- _Source records_
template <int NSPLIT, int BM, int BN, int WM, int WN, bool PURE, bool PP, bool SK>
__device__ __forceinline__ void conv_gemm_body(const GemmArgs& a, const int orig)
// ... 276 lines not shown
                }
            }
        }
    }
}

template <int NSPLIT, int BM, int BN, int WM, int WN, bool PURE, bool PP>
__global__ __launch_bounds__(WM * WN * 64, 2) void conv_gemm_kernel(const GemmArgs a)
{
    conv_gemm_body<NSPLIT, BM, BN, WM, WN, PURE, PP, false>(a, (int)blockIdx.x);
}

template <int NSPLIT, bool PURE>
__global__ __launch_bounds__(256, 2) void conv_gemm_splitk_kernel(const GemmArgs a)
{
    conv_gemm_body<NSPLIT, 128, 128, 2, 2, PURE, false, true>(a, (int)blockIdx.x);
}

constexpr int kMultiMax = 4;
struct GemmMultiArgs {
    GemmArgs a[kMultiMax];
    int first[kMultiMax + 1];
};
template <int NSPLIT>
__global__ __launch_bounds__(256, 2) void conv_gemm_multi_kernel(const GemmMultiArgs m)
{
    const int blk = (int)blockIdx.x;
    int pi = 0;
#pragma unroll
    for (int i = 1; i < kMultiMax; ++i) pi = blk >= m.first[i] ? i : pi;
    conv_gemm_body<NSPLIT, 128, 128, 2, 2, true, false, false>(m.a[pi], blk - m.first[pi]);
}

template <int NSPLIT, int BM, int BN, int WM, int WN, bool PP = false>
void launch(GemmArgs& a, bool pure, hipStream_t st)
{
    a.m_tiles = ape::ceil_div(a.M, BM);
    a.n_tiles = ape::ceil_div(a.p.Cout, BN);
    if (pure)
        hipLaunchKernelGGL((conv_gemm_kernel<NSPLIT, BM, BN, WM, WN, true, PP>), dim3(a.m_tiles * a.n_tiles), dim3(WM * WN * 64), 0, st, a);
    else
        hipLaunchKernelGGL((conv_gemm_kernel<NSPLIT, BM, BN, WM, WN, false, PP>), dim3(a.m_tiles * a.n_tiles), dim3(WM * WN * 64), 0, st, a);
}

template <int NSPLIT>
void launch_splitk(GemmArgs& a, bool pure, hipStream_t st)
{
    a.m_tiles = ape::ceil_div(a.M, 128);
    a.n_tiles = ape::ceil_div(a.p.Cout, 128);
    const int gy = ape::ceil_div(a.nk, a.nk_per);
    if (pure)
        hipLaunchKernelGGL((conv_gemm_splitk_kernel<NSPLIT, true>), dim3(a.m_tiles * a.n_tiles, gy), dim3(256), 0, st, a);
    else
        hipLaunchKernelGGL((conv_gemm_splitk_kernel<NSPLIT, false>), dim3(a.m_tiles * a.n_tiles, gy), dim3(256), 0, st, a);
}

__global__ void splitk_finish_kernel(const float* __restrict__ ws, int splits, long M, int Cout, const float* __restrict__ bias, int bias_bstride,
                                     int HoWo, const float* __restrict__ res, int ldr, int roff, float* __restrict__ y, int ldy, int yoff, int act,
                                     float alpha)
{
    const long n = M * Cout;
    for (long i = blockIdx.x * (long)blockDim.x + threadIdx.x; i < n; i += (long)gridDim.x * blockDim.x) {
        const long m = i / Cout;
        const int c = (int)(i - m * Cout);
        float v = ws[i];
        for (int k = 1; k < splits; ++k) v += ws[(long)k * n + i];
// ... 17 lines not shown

- _Aim of the exercise_
Only one span of lines is wanted: the line with "for (int k = 1;" and every line after it to the end of the entries, output exactly.

- _Expected output_
        for (int k = 1; k < splits; ++k) v += ws[(long)k * n + i];
// ... 17 lines not shown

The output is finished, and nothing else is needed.